[[ EXTRACTED DATA, beginning ]]
# WilliamFlinchbaugh/Deep-RL-Battlespace

Measured on AMD Instinct MI355X. Metric: agent-steps/sec, higher is better.
Workload: dtype f64/i16

## Files before the change

### deep-rl-battlespace_amd/build.py

```python
import os
import subprocess
import sys

HERE = os.path.dirname(os.path.abspath(__file__))
CSRC = os.path.join(HERE, "csrc")
INCLUDE = os.path.join(os.path.dirname(HERE), "include")
LIB = os.path.join(CSRC, "libbattlespace_hip.so")
COMMON = ["-O3", "--offload-arch=gfx950", "-fPIC", "-std=c++17", "-Wall", "-Wno-unused-function"]
STEP_FLAGS = ["-ffp-contract=off", "-mllvm", "-disable-machine-licm", "-mllvm", "-amdgpu-mfma-vgpr-form", "-mllvm", "-amdgpu-kernarg-preload-count=15"]
PER_CALL_FLAGS = STEP_FLAGS + ["-mllvm", "-amdgpu-sched-strategy=max-ilp"]
SOURCES = [(os.path.join(CSRC, "bsx_kernels.hip"), STEP_FLAGS),
           (os.path.join(CSRC, "bsx_step_per_call.hip"), PER_CALL_FLAGS),
           (os.path.join(CSRC, "bsx_step_multi_tick.hip"), STEP_FLAGS),
           (os.path.join(CSRC, "bsx_step_two_wave.hip"), PER_CALL_FLAGS),
           (os.path.join(CSRC, "bsx_step_rollout.hip"), STEP_FLAGS),
           (os.path.join(CSRC, "bsx_actor.hip"), ["-ffp-contract=off", "-mllvm", "-amdgpu-mfma-vgpr-form"]),
           (os.path.join(CSRC, "bsx_actor_grad.hip"), ["-ffp-contract=off", "-mllvm", "-amdgpu-mfma-vgpr-form"]),
           (os.path.join(CSRC, "bsx_replay.hip"), []),
           (os.path.join(CSRC, "bsx_advantage.hip"), ["-ffp-contract=off"]),
           (os.path.join(CSRC, "bsx_ppo_head.hip"), []),
           (os.path.join(CSRC, "bsx_adam_step.hip"), [])]


def _stale():
    if not os.path.exists(LIB):
        return True
    t = os.path.getmtime(LIB)
    import glob
    deps = [src for src, _ in SOURCES] + glob.glob(os.path.join(CSRC, "*.h")) + glob.glob(os.path.join(CSRC, "*.inl")) + \
        [os.path.join(INCLUDE, "battlespace_hip.h"), os.path.abspath(__file__)]
    return any(os.path.getmtime(d) > t for d in deps)


def build(force=False, verbose=False):
    if not force and not _stale():
        return LIB
    hipcc = os.environ.get("HIPCC", "/opt/rocm/bin/hipcc")
    from concurrent.futures import ThreadPoolExecutor

    def compile_one(item):
        src, extra = item
        obj = os.path.splitext(src)[0] + ".o"
        cmd = [hipcc, *COMMON, *extra, "-I", INCLUDE, "-c", src, "-o", obj]
        if verbose:
            print(" ".join(cmd), flush=True)
        subprocess.run(cmd, check=True)
        return obj
    with ThreadPoolExecutor(max_workers=len(SOURCES)) as pool:
        objs = list(pool.map(compile_one, SOURCES))
    cmd = [hipcc, "--offload-arch=gfx950", "-shared", "-fPIC", *objs, "-o", LIB]
    if verbose:
        print(" ".join(cmd), flush=True)
    subprocess.run(cmd, check=True)
    return LIB


if __name__ == "__main__":
    print(build(force="--force" in sys.argv, verbose=True))
```

### deep-rl-battlespace_amd/csrc/bsx_kernels.hip

```cpp

#include <array>
#include <mutex>
#include <unordered_map>

#include "bsx_config.h"
#include "bsx_args.h"
#include "bsx_state.h"
#include "bsx_rng.h"
#include "bsx_geometry.h"
#include "bsx_instinct.h"
#include "bsx_step_kernel.h"
#define BSX_INST_PER_CALL
#define BSX_INST_MULTI_TICK
#define BSX_INST_ROLLOUT
#include "bsx_step_split.h"
#define BSX_INST_SPLIT_MANY
#define BSX_INST_SPLIT
#define BSX_INST_SPLIT_CONT
#ifdef BSX_VARIANT
#define BSX_INST_KW
#else
#define BSX_INST_KW extern
#endif
#include "bsx_step_instances.h"
using namespace bsxk;

namespace {

struct ResetArgs {
    StatePtrs st; int64_t E; int n; const uint8_t* mask; const int32_t* spawn; uint64_t seed; uint64_t nonce;
    int64_t env_offset; float* obs; int observe_only;
};

__global__ __launch_bounds__(TPB) void bsx_reset_kernel(const ResetArgs p) {
    const int n = p.n, A = 2 * n, G = group_width(n), EPB = TPB / G;
    const int tid = threadIdx.x, a = tid & (G - 1), gl = tid & ~(G - 1);
    const int64_t e = int64_t(blockIdx.x) * EPB + (tid / G);
    const bool env_ok = e < p.E, valid = env_ok && a < A;
    const size_t g = valid ? size_t(e) * A + a : 0;
    __shared__ volatile int s_x[TPB], s_y[TPB], s_hp[TPB];

    EnvU er = {};
    uint32_t games = 0;
    int x = 0, y = 0, hp = 0;
    double dir = 0.0;
    bool frac = false;
    if (env_ok) {
        const uint2 dw = p.st.envd[e];
        er = unpack_env(p.st.envc[e], dw.x);
        games = dw.y;
    }
    if (valid) {
        const uint2 pw = p.st.plane[g];
        unpack_plane(pw, x, y, hp, dir);
        frac = (pw.y & PLANE_FRAC) != 0u;
        if (frac) dir = p.st.pdirf[g];
    }
    const bool doit = env_ok && !p.observe_only && (!p.mask || p.mask[e]);
    if (p.spawn) {
        if (doit) {
            const int32_t* s = p.spawn + size_t(e) * (4 + 3 * A);
            er.brx = s[0]; er.bry = s[1]; er.bbx = s[2]; er.bby = s[3];
            if (valid) { x = s[4 + 3 * a]; y = s[5 + 3 * a]; dir = double(s[6 + 3 * a]); }
        }
    } else if (!p.observe_only) {
        const int64_t genv = p.env_offset + (env_ok ? e : p.E - 1);
        const int ac = a < A ? a : A - 1;
        const SpawnDraw sd = spawn_from_words(draw4(p.seed, genv, STREAM_RESET, uint32_t(p.nonce), uint32_t(ac)), ac, n);
        const int lane0 = (tid & 63) & ~(G - 1);
        const int rbx = __shfl(sd.bx, lane0), rby = __shfl(sd.by, lane0), bbx = __shfl(sd.bx, lane0 + n), bby = __shfl(sd.by, lane0 + n);
        if (doit) {
            er.brx = rbx; er.bry = rby; er.bbx = bbx; er.bby = bby;
            if (valid) { x = sd.x; y = sd.y; dir = double(sd.dir); }
        }
    }
    if (doit) {
        er.bhp_r = er.bhp_b = 5 * n;
        er.tick = 0; er.done = 0; er.winner = BSX_WINNER_NONE;
        hp = PLANE_HP; frac = false;
        if (valid) p.st.plane[g] = pack_plane(x, y, hp, dir, false);
        if (valid && a == 0) { p.st.envc[e] = pack_envc(er); p.st.envd[e] = make_uint2(pack_envd(er), games); }
    }
    if (!p.observe_only) {
        const int lane = tid & 63;
        const int64_t wb = int64_t(blockIdx.x) * (TPB / 64) + (tid >> 6);
        const unsigned long long resetting = __ballot(doit);
        if (resetting != 0ull && wb < wave_blocks(p.E, n)) {
            uint2* const pool = p.st.bent + size_t(wb) * POOL_CAP;
            const int pc = int(p.st.bcnt[wb]);
            int wpos = 0;
            for (int base = 0; base < pc; base += 64) {
                const int w = base + lane;
                const uint2 en = pool[w < pc ? w : 0];
                const bool stay = w < pc && ((resetting >> (en.x >> ENT_OWNER_SHIFT)) & 1ull) == 0ull;
                const unsigned long long kb = __ballot(stay);
                const int ps = wpos + __popcll(kb & ((1ull << lane) - 1ull));
                if (stay) pool[ps] = en;
                wpos += __popcll(kb);
            }
            if (lane == 0) p.st.bcnt[wb] = uint32_t(wpos);
        }
    }
    s_x[tid] = x; s_y[tid] = y; s_hp[tid] = valid ? hp : 0;
    __syncthreads();
    if (valid && p.obs) {
        const int team = a < n ? 0 : 1;
        write_obs<0>(p.obs + g * size_t(3 * n + 2), n, hp > 0, x, y, dir, a,
                     team == 0 ? er.bbx : er.brx, team == 0 ? er.bby : er.bry, gl, s_x, s_y, s_hp);
    }
}

__global__ void bsx_mark_done_kernel(uint2* envd, int64_t E) {
    const int64_t e = int64_t(blockIdx.x) * blockDim.x + threadIdx.x;
    if (e < E) envd[e] = make_uint2(1u << 27, 0u);
}

struct ExportArgs { StatePtrs st; int64_t E; int n; BsxExport out; int tie_tick; };

__global__ __launch_bounds__(TPB) void bsx_export_kernel(const ExportArgs p) {
    const int A = 2 * p.n;
    const size_t EA = size_t(p.E) * A;
    const size_t g = size_t(blockIdx.x) * TPB + threadIdx.x;
    if (g >= EA) return;
    const int64_t e = int64_t(g / A);
    const int a = int(g % A);
    const uint2 pw = p.st.plane[g];
    int x, y, hp;
    double dir;
    unpack_plane(pw, x, y, hp, dir);
    if (pw.y & PLANE_FRAC) dir = p.st.pdirf[g];
    const BsxExport& o = p.out;
    if (o.px) o.px[g] = x;
    if (o.py) o.py[g] = y;
    if (o.pdir) o.pdir[g] = dir;
    if (o.php) o.php[g] = hp;
    if (o.palive) o.palive[g] = hp > 0;
    const uint2 dw = p.st.envd[e];
    const EnvU ev = unpack_env(p.st.envc[e], dw.x);
    const int ptick = ev.tick - ((ev.done && ev.winner == BSX_WINNER_TIE && ev.tick >= p.tie_tick) ? 1 : 0);
    for (int k = 0; k < K; ++k) {
        const size_t i = g * K + k;
        if (o.bl_live) o.bl_live[i] = 0;
        if (o.bl_x) o.bl_x[i] = 0;
        if (o.bl_y) o.bl_y[i] = 0;
        if (o.bl_dir) o.bl_dir[i] = 0.0;
    }
    const int G = group_width(p.n), EPB = 64 / G;
    const int64_t wb = e / EPB;
    const uint32_t me = uint32_t(int(e % EPB) * G + a);
    const uint2* const pool = p.st.bent + size_t(wb) * POOL_CAP;
    const int cnt = int(p.st.bcnt[wb]);
    for (int j2 = 0; j2 < cnt; ++j2) {
        const uint32_t w = pool[j2].x;
        const int age = bullet_age(w);
        if ((w >> ENT_OWNER_SHIFT) != me || age == int(TOMBSTONE_AGE)) continue;
        int slot = (ptick - age + 1) % K;
        if (slot < 0) slot += K;
        const size_t i = g * K + slot;
        if (o.bl_live) o.bl_live[i] = 1;
        if (o.bl_x) o.bl_x[i] = bullet_x(w);
        if (o.bl_y) o.bl_y[i] = bullet_y(w);
        if (o.bl_dir) o.bl_dir[i] = p.st.bdir[size_t(slot) * EA + g];
    }
    if (a == 0) {
        if (o.base_xy) { o.base_xy[4 * e] = ev.brx; o.base_xy[4 * e + 1] = ev.bry; o.base_xy[4 * e + 2] = ev.bbx; o.base_xy[4 * e + 3] = ev.bby; }
        if (o.bhp) { o.bhp[2 * e] = ev.bhp_r; o.bhp[2 * e + 1] = ev.bhp_b; }
        if (o.tick) o.tick[e] = ev.tick;
        if (o.env_done) o.env_done[e] = ev.done;
        if (o.winner) o.winner[e] = ev.winner;
        if (o.counters) {
            const int* c4 = p.st.cnt + 4 * e;
            o.counters[4 * e] = c4[0]; o.counters[4 * e + 1] = c4[1]; o.counters[4 * e + 2] = c4[2]; o.counters[4 * e + 3] = c4[3];
        }
    }
}

struct InstinctArgs {
    const float* obs; void* actions; const double* rnd; int64_t E; int n; int team; int out_kind; int continuous;
    uint64_t seed; uint64_t seq; const uint64_t* seq_base; int64_t env_offset;
};

__global__ __launch_bounds__(TPB) void bsx_instinct_kernel(const InstinctArgs p) {
    const int A = 2 * p.n, D = 3 * p.n + 2;
    const size_t g = size_t(blockIdx.x) * TPB + threadIdx.x;
    if (g >= size_t(p.E) * A) return;
    const int a = int(g % A);
    const int tm = a < p.n ? 0 : 1;
    if (p.team != 2 && p.team != tm) return;
    const float* o = p.obs + g * D;
    double td, ta;
    const int act = instinct_choose([&](int k) { return o[k]; }, p.n, td, ta);
    if (!p.continuous) {
        if (p.out_kind == BSX_ACT_I32) static_cast<int32_t*>(p.actions)[g] = act;
        else static_cast<float4*>(p.actions)[g] = one_hot_scores(act);
        return;
    }
    double r0, n0, n1, n2;
    if (p.rnd) { r0 = p.rnd[4 * g]; n0 = p.rnd[4 * g + 1]; n1 = p.rnd[4 * g + 2]; n2 = p.rnd[4 * g + 3]; }
    else instinct_continuous_draws(p.seed, p.seq + (p.seq_base ? *p.seq_base : 0ull), uint64_t(p.env_offset) * uint64_t(A) + g, r0, n0, n1, n2);
    double* out = static_cast<double*>(p.actions) + 3 * g;
    instinct_continuous_action(td, ta, r0, n0, n1, n2, out[0], out[1], out[2]);
}

std::mutex g_family_mu;
std::unordered_map<const void*, int> g_family;
inline void family_forget(const void* state) {
    std::lock_guard<std::mutex> lk(g_family_mu);
    g_family.erase(state);
}
inline bool family_claim(const void* state, bool cont) {
    std::lock_guard<std::mutex> lk(g_family_mu);
    int& f = g_family[state];
    if (f == 0) f = cont ? 2 : 1;
    return f == (cont ? 2 : 1);
}
inline int grid_for(int64_t E, int n) {
    const int epb = TPB / group_width(n);
    return int((E + epb - 1) / epb);
}

inline bool narrow_offsets_ok(int64_t E, int n, uint32_t flags) {
    return !(flags & BSX_F_WIDE_OFFSETS) && uint64_t(E) * uint64_t(2 * n) * 200ull <= 0xFFFFFFFFull;
}
constexpr int64_t SPLIT_MAX_GAMES = 114688, SPLIT_MANY_MAX_GAMES = 65536, SPLIT_CONT_MAX_GAMES = 81920;
constexpr int64_t SPLIT_DRAW_MAX_GAMES = 98304;
constexpr int64_t SPLIT_MANY_FORM2_FROM = 32768;
template <bool CONT, bool MULTI>
inline bool split_applies(int n, const StepArgs& a, int64_t bound) {
    if (n != 1 || (a.flags & BSX_F_ONE_WAVE)) return false;
    if (CONT) return !MULTI && bound <= SPLIT_CONT_MAX_GAMES;
    return bound <= (MULTI ? SPLIT_MANY_MAX_GAMES : SPLIT_MAX_GAMES);
}

using StepKernel = void (*)(BSX_STEP_KERNEL_PARAMS);

template <class F>
StepKernel by_team_and_offsets(int n, bool off32, F f) {
    const auto w = [&](auto N) { return off32 ? f(N, std::true_type{}) : f(N, std::false_type{}); };
    switch (n) {
        case 1: return w(std::integral_constant<int, 1>{});
        case 2: return w(std::integral_constant<int, 2>{});
        case 3: return w(std::integral_constant<int, 3>{});
        case 4: return w(std::integral_constant<int, 4>{});
        default: return w(std::integral_constant<int, 0>{});
    }
}

template <bool CONT, bool MULTI, bool ACTOR, bool LG>
int launch_for_n(const StepArgs& a, int64_t bound, void* stream) {
    const int n = a.n;
    const bool two_wave = !ACTOR && split_applies<CONT, MULTI>(n, a, bound);
    const StepKernel k = by_team_and_offsets(n, narrow_offsets_ok(a.E, n, a.flags), [&](auto N_, auto OFF32_) -> StepKernel {
        constexpr int N = decltype(N_)::value;
        constexpr bool OFF32 = decltype(OFF32_)::value;
        if constexpr (ACTOR) {
            if constexpr (N == 0) return nullptr;
            else return bsx_step_kernel<N, CONT, true, true, false, OFF32>;
        } else {
            if constexpr (N == 1 && !(CONT && MULTI)) {
                if (two_wave) {
                    if constexpr (MULTI)
                        return bound > SPLIT_MANY_FORM2_FROM ? bsx_step_split_kernel<LG, OFF32, 2>
                                                             : bsx_step_split_kernel<LG, OFF32, 1>;
                    else if constexpr (CONT)
                        return bsx_step_split_kernel<false, OFF32, 0, true, true>;
                    else
                        return bound <= SPLIT_DRAW_MAX_GAMES ? bsx_step_split_kernel<LG, OFF32, 0, false, true>
                                                             : bsx_step_split_kernel<LG, OFF32, 0>;
                }
            }
            return bsx_step_kernel<N, CONT, MULTI, false, LG, OFF32>;
        }
    });
    const StepGeometry geo = step_geometry(ACTOR ? FORM_ROLLOUT : (two_wave ? FORM_TWO_WAVE : FORM_ONE_WAVE), bound, n);
    const dim3 grid(unsigned(geo.groups));
    const dim3 block(SPB * geo.waves);
    hipLaunchKernelGGL(k, grid, block, 0, static_cast<hipStream_t>(stream),
                       bound, a.st.envc, a.st.envd, a.st.plane, a.actions, a.st.bent, a.st.bcnt, a.action_kind, a);
    return int(hipGetLastError());
}

StepArgs step_args(void* state, int64_t E, int n, int T, float* rew, uint8_t* done, uint8_t* env_done, uint8_t* winner,
                   uint8_t* env_done_t, const BsxRewards* cfg, uint32_t flags, uint64_t seed, int64_t env_offset) {
    StepArgs a{};
    a.st = state_ptrs(state, E, n);
    a.E = E; a.n = n; a.T = T;
    a.rew = rew; a.done = done; a.env_done = env_done; a.winner = winner; a.env_done_t = env_done_t;
    a.cfg = *cfg; a.flags = flags; a.seed = seed; a.env_offset = env_offset; a.tie_tick = tie_tick_const(n);
    a.scripted_team = -1;
    return a;
}

struct StepCall { int64_t first = 0, count = -1; int T = 0; int store_all = 0; uint8_t* env_done_t = nullptr; };

template <bool CONT>
int step(const StepCall& c, void* state, int64_t E, int n, const void* actions, int action_kind, const double* u, float* obs, float* rew,
         uint8_t* done, uint8_t* env_done, uint8_t* winner, const BsxRewards* cfg, uint32_t flags, uint64_t seed, int64_t env_offset,
         void* stream) {
    const int T = c.T;
    const int64_t first = c.first, count = c.count < 0 ? E - first : c.count;
    if (T < 0 || T > BSX_MAX_T || first < 0 || count <= 0 || first > E - count || (first & 255) || ((first || count != E) && T != 0))
        return BSX_E_ARG;
    if (!obs || !rew || !done || !cfg || (!actions && (T || !(flags & BSX_F_EMPTY_CALL)))) return BSX_E_ARG;
    if (const int rc = check_games(state, E, n)) return rc;
    if (!aligned(obs, 4) || !aligned(rew, 4) || (u && !aligned(u, 8))) return BSX_E_ALIGN;
    if (!CONT && action_kind == BSX_ACT_LOGITS_F32 && !aligned(actions, 16)) return BSX_E_ALIGN;
    if (!CONT && action_kind != BSX_ACT_I32 && action_kind != BSX_ACT_LOGITS_F32) return BSX_E_ARG;
    if (CONT && action_kind != BSX_ACT_F32 && action_kind != BSX_ACT_F64 && action_kind != BSX_ACT_F32X4) return BSX_E_ARG;
    if (CONT && action_kind == BSX_ACT_F32X4 && !aligned(actions, 16)) return BSX_E_ALIGN;
    if (!family_claim(state, CONT)) return BSX_E_FAMILY;
    StepArgs a = step_args(state, E, n, T, rew, done, env_done, winner, c.env_done_t, cfg, flags, seed, env_offset);
    a.actions = actions; a.action_kind = action_kind; a.u = u; a.obs = obs;
    if (!actions) { a.actions = state; a.action_kind = -1; }
    const int64_t EA = E * 2 * n;
    a.act_tb = EA * (CONT ? (action_kind == BSX_ACT_F32 ? 12 : (action_kind == BSX_ACT_F64 ? 24 : 16)) : (action_kind == BSX_ACT_I32 ? 4 : 16));
    a.u_ts = EA;
    a.obs_ts = c.store_all ? EA * (3 * n + 2) : 0; a.rew_ts = c.store_all ? EA : 0; a.done_ts = c.store_all ? EA : 0;
    if (first) {
        const int64_t fa = first * 2 * n;
        const int64_t fb = first / (64 / group_width(n));
        a.st.envc += first; a.st.envd += first; a.st.cnt += 4 * first; a.st.plane += fa; a.st.pdirf += fa;
        a.st.bcnt += fb; a.st.bent += fb * POOL_CAP; a.st.bdir += fa; a.st.bd += fa;
        if (actions) a.actions = static_cast<const char*>(actions) + fa * (a.act_tb / EA);
        if (u) a.u += fa;
        a.obs += fa * (3 * n + 2); a.rew += fa; a.done += fa;
        if (env_done) a.env_done += first;
        if (winner) a.winner += first;
        a.env_offset += first;
    }
    const bool lg = !CONT && action_kind == BSX_ACT_LOGITS_F32;
    if (T == 0) return lg ? launch_for_n<CONT, false, false, !CONT>(a, count, stream) : launch_for_n<CONT, false, false, false>(a, count, stream);
    return lg ? launch_for_n<CONT, true, false, !CONT>(a, count, stream) : launch_for_n<CONT, true, false, false>(a, count, stream);
}
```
[[ EXTRACTED DATA, end ]]
== TASK TO COMPLETE ==
Lines with the word "bent" in them are the answer; report each one from the data.

== SOLUTION ==
            uint2* const pool = p.st.bent + size_t(wb) * POOL_CAP;
    const uint2* const pool = p.st.bent + size_t(wb) * POOL_CAP;
                       bound, a.st.envc, a.st.envd, a.st.plane, a.actions, a.st.bent, a.st.bcnt, a.action_kind, a);
        a.st.bcnt += fb; a.st.bent += fb * POOL_CAP; a.st.bdir += fa; a.st.bd += fa;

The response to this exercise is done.